Antonio García ist wohl der erste ehemalige Facebook-Angestellte, der sich traut, Interna des Unternehmens zu verraten. Sein Buch »Chaos Monkeys« erschien Anfang des Sommers auf englisch. Im Interview mit »Zeit Online« sagte García neulich Sätze wie: »Die Techunternehmen leben davon, einen abzuhören«, und: »Ich glaube, dass die EU langfristig gegen Facebook kapitulieren muss«.

In der »FAZ« sieht der bekannte Internet- und IT-Experte Evgeny Morozov die Macht von Regierungen schwinden, wenn Google, Facebook und Co. ihre künstliche Intelligenz erst mal mit ausreichend Personendaten gefüttert haben werden. Identitäts-, Kommunikations- und andere Verhaltensdaten erhalten die Konzerne (fast) gratis von Nutzern, immer dann, wenn sie die ständig wachsende Zahl der digitalen Dienstleistungen nutzen.

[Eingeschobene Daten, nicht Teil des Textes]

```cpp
static bool gemm_can_fuse_layernorm(int M, int N, int K) {
    return kwave16_enabled() && M > 8 && M <= 128 && gemm_takes_kwave(M, N, K) && ksplit_tile(M, N, K).tm == 0 &&
           (K == 384 || K == 512 || K == 768 || K == 1024 || K == 1280);
}
static std::atomic<int> g_prefill_ln_fuse{-1};
void x3_refresh_env_switches();
void refresh_env_switches() {
    g_prefill_ln_fuse.store(-1, std::memory_order_relaxed);
    x3_refresh_env_switches();
}
bool gemm_fuses_layernorm(int M, int N, int K) {
    int on = g_prefill_ln_fuse.load(std::memory_order_relaxed);
    if (on < 0) {
        const char* e = getenv("WLK_PREFILL_LN_FUSE");
        on = e && e[0] == '1';
        g_prefill_ln_fuse.store(on, std::memory_order_relaxed);
    }
    return on && gemm_can_fuse_layernorm(M, N, K);
}

void launch_gemm(const LaunchCtx& ctx, const GemmArgs& g, const char* tag) {
    if (g.M <= 0 || g.N <= 0) return;
    if (g.K % 4 != 0 || g.lda % 4 != 0) throw std::invalid_argument("gemm: K and lda must be multiples of 4");
    if ((((long)g.M - 1) * g.lda + g.K) * 4 >= (1L << 31) || (long)g.N * g.K * 4 >= (1L << 31))
        throw std::invalid_argument("gemm: operand larger than 2 GiB");
    const double nb = std::max(g.batch, 1);
    KernelScope ks(ctx, tag, nb * 2.0 * g.M * g.N * g.K,
                   4.0 * (nb * (double)g.M * g.K + (double)g.N * g.K + nb * (double)g.M * g.N));
    if (g.batch > kMaxBatch) throw std::invalid_argument("gemm: batch too large");
    const bool want_kwave = g.force_kwave || g.force_kernel == 2;
    const KSplitTile kt = (want_kwave || g.kcache || g.force_kernel == 3) ? KSplitTile{0, 0, 0} : ksplit_tile(g.M, g.N, g.K, g.force_kernel == 4);
    if (g.force_kernel == 4 && !kt.tm) throw std::invalid_argument("gemm: the k-split kernel does not take this shape");
    if (g.ln_gamma && !(gemm_can_fuse_layernorm(g.M, g.N, g.K) && !kt.tm && g.force_kernel == 0 && g.batch == 0))
        throw std::invalid_argument("gemm: only the 16 x 16 prefill kernel takes the LayerNorm (gemm_fuses_layernorm)");
    if (kt.tm) {
        static const KSplitTile forced = [] {
            KSplitTile f{0, 0, 0};
            if (const char* e = getenv("WLK_KSPLIT_FORCE")) sscanf(e, "%d,%d,%d", &f.tm, &f.tn, &f.ks);
            return f;
        }();
        const KSplitTile use = forced.tm ? forced : kt;
        bool ok;
        if (use.ks >= 100) ok = dispatch_kpipe(ctx, g, use.tm, use.tn, use.ks);
        else ok = dispatch_ksplit<64, 0>(ctx, g, use.tm, use.tn);
        if (!ok) throw std::logic_error("gemm: k-split tile without an instantiation");
        WLK_HIP(hipGetLastError());
        return;
    }
    if (g.batch > 0 && (gemm_takes_kwave(g.M, g.N, g.K) || want_kwave || (long)((g.N + 63) / 64) * ((g.M + 63) / 64) < 64))
        throw std::invalid_argument("gemm: batched launches are only available on the tiled paths");
    const long tiles64 = (long)((g.N + 63) / 64) * ((g.M + 63) / 64);
    const int tiles_n = (g.N + 63) / 64;
    const long tiles32 = (long)((g.N + 31) / 32) * ((g.M + 31) / 32);
    if (g.kcache && !(gemm_takes_kwave(g.M, g.N, g.K) || want_kwave))
        throw std::invalid_argument("gemm: fused KV-cache append is only available on the k-wave path");
    if ((gemm_takes_kwave(g.M, g.N, g.K) && g.force_kernel != 3) || (want_kwave && g.K >= 256)) {
        if (kwave16_enabled() && g.M <= 128 && g.force_kernel != 2) {
            const long tiles16 = (long)((g.N + 15) / 16) * ((g.M + 15) / 16);
            const dim3 grid((unsigned)tiles16);
            switch (g.ln_gamma ? g.K / 64 : 0) {
                case 0: hipLaunchKernelGGL(gemm_nt_f32_kwave16_kernel<0>, grid, dim3(256), 0, ctx.stream, g); break;
                case 6: hipLaunchKernelGGL(gemm_nt_f32_kwave16_kernel<6>, grid, dim3(256), 0, ctx.stream, g); break;
// ... 690 lines not shown
```

Before: 208.2 audio_s/s.

## Add key-split balanced encoder attention kernel with CU-aware auto selection

Adds an alternative x3 encoder attention kernel in which each workgroup runs 12 waves: 3 query sub-tiles each split across 4 key partitions. Partial softmax states are merged through LDS at the end. A heuristic based on CU count, tile count and workgroup count picks this kernel over the existing one when its estimated per-CU work is lower, which targets poor CU occupancy at small T and batch. The cost is an extra LDS reduction and a larger block, and it can be overridden with an environment variable.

Doch das »Leben ist kein Algorithmus«, halten dem die Mitglieder einer nicht näher benannten Gruppe entgegen, die unter diesem Titel von Freitag bis Sonntag in Köln eine Konferenz durchführen. Doch was tun? »Das Netz ›ein bisschen sicherer‹ machen? Oder sind wir in der Lage Alternativen zu erdenken, Techniken zu ›hacken‹ und sie gegen die beklemmende Totalität des Zugriffs auf unser Leben in Stellung zu bringen?«, fragt sich das Vorbereitungsteam der Konferenz. Seiner Einschätzung nach ist das gesellschaftliche Bewusstsein für den tiefgreifenden Wandel, den die wachsende Digitalisierung mit sich bringt, völlig unzureichend. Dabei sind die Absichten der Konzerne nicht geheim.

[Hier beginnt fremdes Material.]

## Keep tau operand in tensor memory for Q MMA, write smem only for PG

The epilogue now writes the transformed tau values back into the same TMEM accumulator columns with tcgen05.st instead of only to shared memory. The Q MMA reads its A operand from TMEM through a ts-form MMA with a column map, and shared-memory stores happen only for the kernel items the PG MMA needs. Barrier counts change so that acc_empty is signalled by the MMA commit instead of the epilogue warps. The aim is to cut shared-memory store traffic and proxy fences on the cosine items. In exchange the epilogue must wait for tcgen05 stores to complete, and slot reuse now depends on the MMA finishing reading TMEM.

```diff
diff --git a/vae-gp-ode_b200/csrc/rbf_bwd_tc.cuh b/vae-gp-ode_b200/csrc/rbf_bwd_tc.cuh
--- a/vae-gp-ode_b200/csrc/rbf_bwd_tc.cuh
+++ b/vae-gp-ode_b200/csrc/rbf_bwd_tc.cuh
@@ -15,6 +15,15 @@
 #define GPODE_BT_A_TMEM 1
 #endif
 constexpr int kBtACol = 448;
+#ifndef GPODE_BT_LATE_PF
+#define GPODE_BT_LATE_PF 0
+#endif
+#ifndef GPODE_BT_PG_AFTER_TH
+#define GPODE_BT_PG_AFTER_TH 0
+#endif
+#ifndef GPODE_BT_PG_AFTER_Q
+#define GPODE_BT_PG_AFTER_Q 0
+#endif
 #ifndef GPODE_BT_EXP
 #define GPODE_BT_EXP 0
 #endif
@@ -30,6 +39,13 @@
 constexpr int kBtABytes = 3 * 4096;
 constexpr int kBtXpBytes = 6 * 2048;
 constexpr int kBtQCol = 256, kBtPgCol = 352;
+constexpr int kBtTmemCols = 512;
+static_assert(kBtQCol == 2 * kTcbUnits, "the two theta / tau slots come first");
+static_assert(kBtPgCol == kBtQCol + 2 * kTcbQN && kBtACol == kBtPgCol + 2 * kTcbQN, "Q, PG and the theta state operand follow without overlap");
+static_assert(kBtACol + 24 <= kBtTmemCols, "tensor-memory plan exceeds the allocation");
+static_assert(kTcbUnits == 4 * 32 && kBtEpiWarps == 16, "tau in place: epilogue warp w owns slot columns 32 (w >> 2) .. + 31 of lane quarter w & 3");
+__host__ __device__ constexpr uint32_t bt_tau_col(int s) { return 32u * ((s & 7) >> 1) + 16u * (s & 1) + 8u * (s >> 3); }
+static_assert(bt_tau_col(0) == 0 && bt_tau_col(8) == 8 && bt_tau_col(1) == 16 && bt_tau_col(9) == 24 && bt_tau_col(15) == 120, "tau column map");
 constexpr int kBtNBars = 26;
 constexpr uint32_t kBtOffTau = 0, kBtOffTh = 2 * kBtTauBytes, kBtOffP = kBtOffTh + 2 * kTcbThBytes, kBtOffA = kBtOffP + 2 * kTcbPBytes, kBtOffXp = kBtOffA + kBtABytes,
                    kBtOffXs = kBtOffXp + kBtXpBytes;
@@ -265,9 +281,9 @@
         mbar_init(p_full(sm, i), 1);
         mbar_init(p_empty(sm, i), 1);
         mbar_init(acc_full(sm, i), 1);
-        mbar_init(acc_empty(sm, i), kBtEpiWarps);
+        mbar_init(acc_empty(sm, i), 1);
         mbar_init(tau_full(sm, i), kBtEpiWarps);
-        mbar_init(tau_empty(sm, i), 2);
+        mbar_init(tau_empty(sm, i), 1);
         mbar_init(q_full(sm, i), 1);
         mbar_init(q_empty(sm, i), kBtFlushWarps);
         mbar_init(pg_full(sm, i), 1);
@@ -278,7 +294,7 @@
       mbar_fence_init();
     }
     if (tid < 32) {
-      asm volatile("tcgen05.alloc.cta_group::1.sync.aligned.shared::cta.b32 [%0], %1;" ::"r"(smem_u32(sm.tmem_slot)), "r"(512) : "memory");
+      asm volatile("tcgen05.alloc.cta_group::1.sync.aligned.shared::cta.b32 [%0], %1;" ::"r"(smem_u32(sm.tmem_slot)), "r"(kBtTmemCols) : "memory");
       asm volatile("tcgen05.relinquish_alloc_permit.cta_group::1.sync.aligned;" ::: "memory");
     }
     asm volatile("fence.proxy.async.shared::cta;" ::: "memory");
@@ -302,7 +318,7 @@
     for (int i = threadIdx.x; i < g.D_out; i += blockDim.x) atomicAdd(&acc.dvar[i], sm.dvar[i]);
     asm volatile("tcgen05.fence::before_thread_sync;" ::: "memory");
     __syncthreads();
-    if (threadIdx.x < 32) asm volatile("tcgen05.dealloc.cta_group::1.sync.aligned.b32 %0, %1;" ::"r"(sm.tmem), "r"(512) : "memory");
+    if (threadIdx.x < 32) asm volatile("tcgen05.dealloc.cta_group::1.sync.aligned.b32 %0, %1;" ::"r"(sm.tmem), "r"(kBtTmemCols) : "memory");
   }
 
   __device__ static __forceinline__ void bind(Smem& sm, const Accum& acc) {
@@ -398,7 +414,7 @@
         }
       }
     } else if (warp == kBtEpiWarps) {
-      const uint32_t aTau = sm.sb + kBtOffTau, aP = sm.sb + kBtOffP;
+      const uint32_t aP = sm.sb + kBtOffP;
       constexpr uint32_t id_q = tc_idesc_bf16(128, kTcbQN, 0, 0);
       BT_I0
       int k = 0, j = 0;
@@ -414,15 +430,15 @@
         if (j == 0 && kk >= 2) tc_wait(q_empty(sm, static_cast<int>(kk & 1)), static_cast<uint32_t>(((kk - 2) >> 1) & 1));
         BT_I(4)
         asm volatile("tcgen05.fence::after_thread_sync;" ::: "memory");
-        const uint32_t ta = aTau + slot * kBtTauBytes, bp = aP + slot * kTcbPBytes;
+        const uint32_t ta = sm.tmem + slot * kTcbUnits, bp = aP + slot * kTcbPBytes;
         const uint32_t dq = sm.tmem + kBtQCol + static_cast<uint32_t>(kk & 1) * kTcbQN;
 #pragma unroll
         for (int s = 0; s < ((GPODE_BT_EXP & 2) ? 0 : 16); ++s)
-          tcu_mma_f16(dq, tc_desc2(ta + s * 2 * 2048, 2048, 128), tc_desc2(bp + (s & 7) * 2 * kTcbQN * 16, kTcbQN * 16, 128), id_q, (j > 0 || s > 0) ? 1u : 0u);
+          tcu_mma_f16_ts(dq, ta + bt_tau_col(s), tc_desc2(bp + (s & 7) * 2 * kTcbQN * 16, kTcbQN * 16, 128), id_q, (j > 0 || s > 0) ? 1u : 0u);
         tcu_commit(p_empty(sm, slot));
         if (j == nbi - 1) tcu_commit(q_full(sm, static_cast<int>(kk & 1)));
         BT_I(5)
-        tcu_commit(tau_empty(sm, slot));
+        tcu_commit(acc_empty(sm, slot));
         BT_I(6)
         if (++j == nbi) {
           j = 0;
@@ -471,6 +487,12 @@
         const int slot = static_cast<int>(b & 1);
         const long kk = kk0 + k;
         tc_wait(tau_full(sm, slot), static_cast<uint32_t>((b >> 1) & 1));
+#if GPODE_BT_PG_AFTER_Q
+        if (j >= nbs) tc_wait(acc_empty(sm, slot), static_cast<uint32_t>((b >> 1) & 1));
+#endif
+#if GPODE_BT_PG_AFTER_TH
+        if (j >= nbs && i + 2 < n) tc_wait(acc_full(sm, slot), static_cast<uint32_t>(((b + 2) >> 1) & 1));
+#endif
         if (j >= nbs) {
           const long pc = pg0 + static_cast<long>(k) * nbm + (j - nbs);
           if (j == nbs) tc_wait(xp_full(sm), static_cast<uint32_t>(kk & 1));
@@ -646,43 +668,57 @@
         asm volatile("tcgen05.fence::after_thread_sync;" ::: "memory");
         tc_ld16_async(ta0 + slot * kTcbUnits + 16, rB);
         const float addk = is_k ? Ak : 0.f;
+        const bool to_smem = is_k;
         const uint32_t trow = aTau + slot * kBtTauBytes + sidx * 16 + (4 * q) * 2048;
+        uint32_t tv[16];
 #pragma unroll
         for (int c = 0; c < 2; ++c) {
-          uint32_t hd[4], rm[4];
 #pragma unroll
           for (int v = 0; v < 4; ++v) {
             const float2 tt = fma2(make_float2(__uint_as_float(rA[8 * c + 2 * v]), __uint_as_float(rA[8 * c + 2 * v + 1])), bc(inv_s), bc(addk));
             const float t0 = tt.x, t1 = tt.y;
-            bt_split2((GPODE_BT_EXP & 4) ? t0 : (is_k ? ex2_approx(t0) : __cosf(t0)), (GPODE_BT_EXP & 4) ? t1 : (is_k ? ex2_approx(t1) : __cosf(t1)), hd[v], rm[v]);
-          }
-          sts128(trow + c * 2048, hd[0], hd[1], hd[2], hd[3]);
-          sts128(trow + (16 + c) * 2048, rm[0], rm[1], rm[2], rm[3]);
-        }
+            bt_split2((GPODE_BT_EXP & 4) ? t0 : (is_k ? ex2_approx(t0) : __cosf(t0)), (GPODE_BT_EXP & 4) ? t1 : (is_k ? ex2_approx(t1) : __cosf(t1)), tv[4 * c + v], tv[8 + 4 * c + v]);
+          }
+          if (to_smem) {
+            sts128(trow + c * 2048, tv[4 * c], tv[4 * c + 1], tv[4 * c + 2], tv[4 * c + 3]);
+            sts128(trow + (16 + c) * 2048, tv[8 + 4 * c], tv[8 + 4 * c + 1], tv[8 + 4 * c + 2], tv[8 + 4 * c + 3]);
+          }
+        }
+        tc_st16(ta0 + slot * kTcbUnits, tv);
         tc_ld_wait(rB);
-        asm volatile("tcgen05.fence::before_thread_sync;" ::: "memory");
-        __syncwarp();
-        if (lane == 0) tc_arrive(acc_empty(sm, slot));
+#if !GPODE_BT_LATE_PF
         if (i + 1 < n) {
           tc_wait(acc_full(sm, slot ^ 1), ((b + 1u) >> 1) & 1u);
           asm volatile("tcgen05.fence::after_thread_sync;" ::: "memory");
           tc_ld16_async(ta0 + (slot ^ 1) * kTcbUnits, rA);
         }
+#endif
 #pragma unroll
         for (int c = 0; c < 2; ++c) {
-          uint32_t hd[4], rm[4];
 #pragma unroll
           for (int v = 0; v < 4; ++v) {
             const float2 tt = fma2(make_float2(__uint_as_float(rB[8 * c + 2 * v]), __uint_as_float(rB[8 * c + 2 * v + 1])), bc(inv_s), bc(addk));
             const float t0 = tt.x, t1 = tt.y;
-            bt_split2((GPODE_BT_EXP & 4) ? t0 : (is_k ? ex2_approx(t0) : __cosf(t0)), (GPODE_BT_EXP & 4) ? t1 : (is_k ? ex2_approx(t1) : __cosf(t1)), hd[v], rm[v]);
-          }
-          sts128(trow + (2 + c) * 2048, hd[0], hd[1], hd[2], hd[3]);
-          sts128(trow + (18 + c) * 2048, rm[0], rm[1], rm[2], rm[3]);
-        }
-        if (!(GPODE_BT_EXP & 32)) asm volatile("fence.proxy.async.shared::cta;" ::: "memory");
+            bt_split2((GPODE_BT_EXP & 4) ? t0 : (is_k ? ex2_approx(t0) : __cosf(t0)), (GPODE_BT_EXP & 4) ? t1 : (is_k ? ex2_approx(t1) : __cosf(t1)), tv[4 * c + v], tv[8 + 4 * c + v]);
+          }
+          if (to_smem) {
+            sts128(trow + (2 + c) * 2048, tv[4 * c], tv[4 * c + 1], tv[4 * c + 2], tv[4 * c + 3]);
+            sts128(trow + (18 + c) * 2048, tv[8 + 4 * c], tv[8 + 4 * c + 1], tv[8 + 4 * c + 2], tv[8 + 4 * c + 3]);
+          }
+        }
+        tc_st16(ta0 + slot * kTcbUnits + 16, tv);
+        asm volatile("tcgen05.wait::st.sync.aligned;" ::: "memory");
+        asm volatile("tcgen05.fence::before_thread_sync;" ::: "memory");
+        if (to_smem && !(GPODE_BT_EXP & 32)) asm volatile("fence.proxy.async.shared::cta;" ::: "memory");
         __syncwarp();
         if (lane == 0) tc_arrive(tau_full(sm, slot));
+#if GPODE_BT_LATE_PF
+        if (i + 1 < n) {
+          tc_wait(acc_full(sm, slot ^ 1), ((b + 1u) >> 1) & 1u);
+          asm volatile("tcgen05.fence::after_thread_sync;" ::: "memory");
+          tc_ld16_async(ta0 + (slot ^ 1) * kTcbUnits, rA);
+        }
+#endif
         if (++j == nbi) {
           j = 0;
           ++k;
```

Measured after the change: 18.76 million, median of 6. 13.1% lower.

So sagte der frühere Googlegeschäftsführer Eric Schmidt schon 2010 in einem Interview: »Ich glaube, dass die meisten Menschen eigentlich nicht wollen, dass Google ihnen ihre Fragen beantwortet. Sie wollen, dass Google ihnen sagt, was sie als nächstes tun sollen.« Er wies wiederholt darauf hin, dass seine Firma wisse, wo wir uns aufhielten, was uns gefiele und, dass sich das gut ausschlachten ließe.

Seitdem hat Google sich sogar noch viel mehr Quellen zugelegt. Tochterunternehmen entwickeln autonom fahrende Autos, Thermostate oder Uhren. Als Alltagsspione in der total vernetzten Welt haben die Geräte das Ziel, dem Konzern ein umfassendes Bild von unserem Leben und von unserer Persönlichkeit zu verschaffen.

Das Themenspektrum der Konferenz ist breit, behandelt wird beispielsweise auch der Einfluss der Computerisierung auf die Arbeitswelt und der zerstörerische Abbau der Rohstoffe, die für die weltweit zunehmende Elektronik gebraucht werden. Um staatliche Überwachung und Repression wird es auf dem Kongress selbstverständlich auch gehen. Eine umfassende Textsammlung zu all diesen Themen hat die Veranstaltungsgruppe schon online gestellt.

Die Konferenz ist bereits ausgebucht. Einige der Themen können jedoch bei einer Vortragsreise vertieft werden, die drei der ausländischen Gäste rund um den Kongress unternehmen.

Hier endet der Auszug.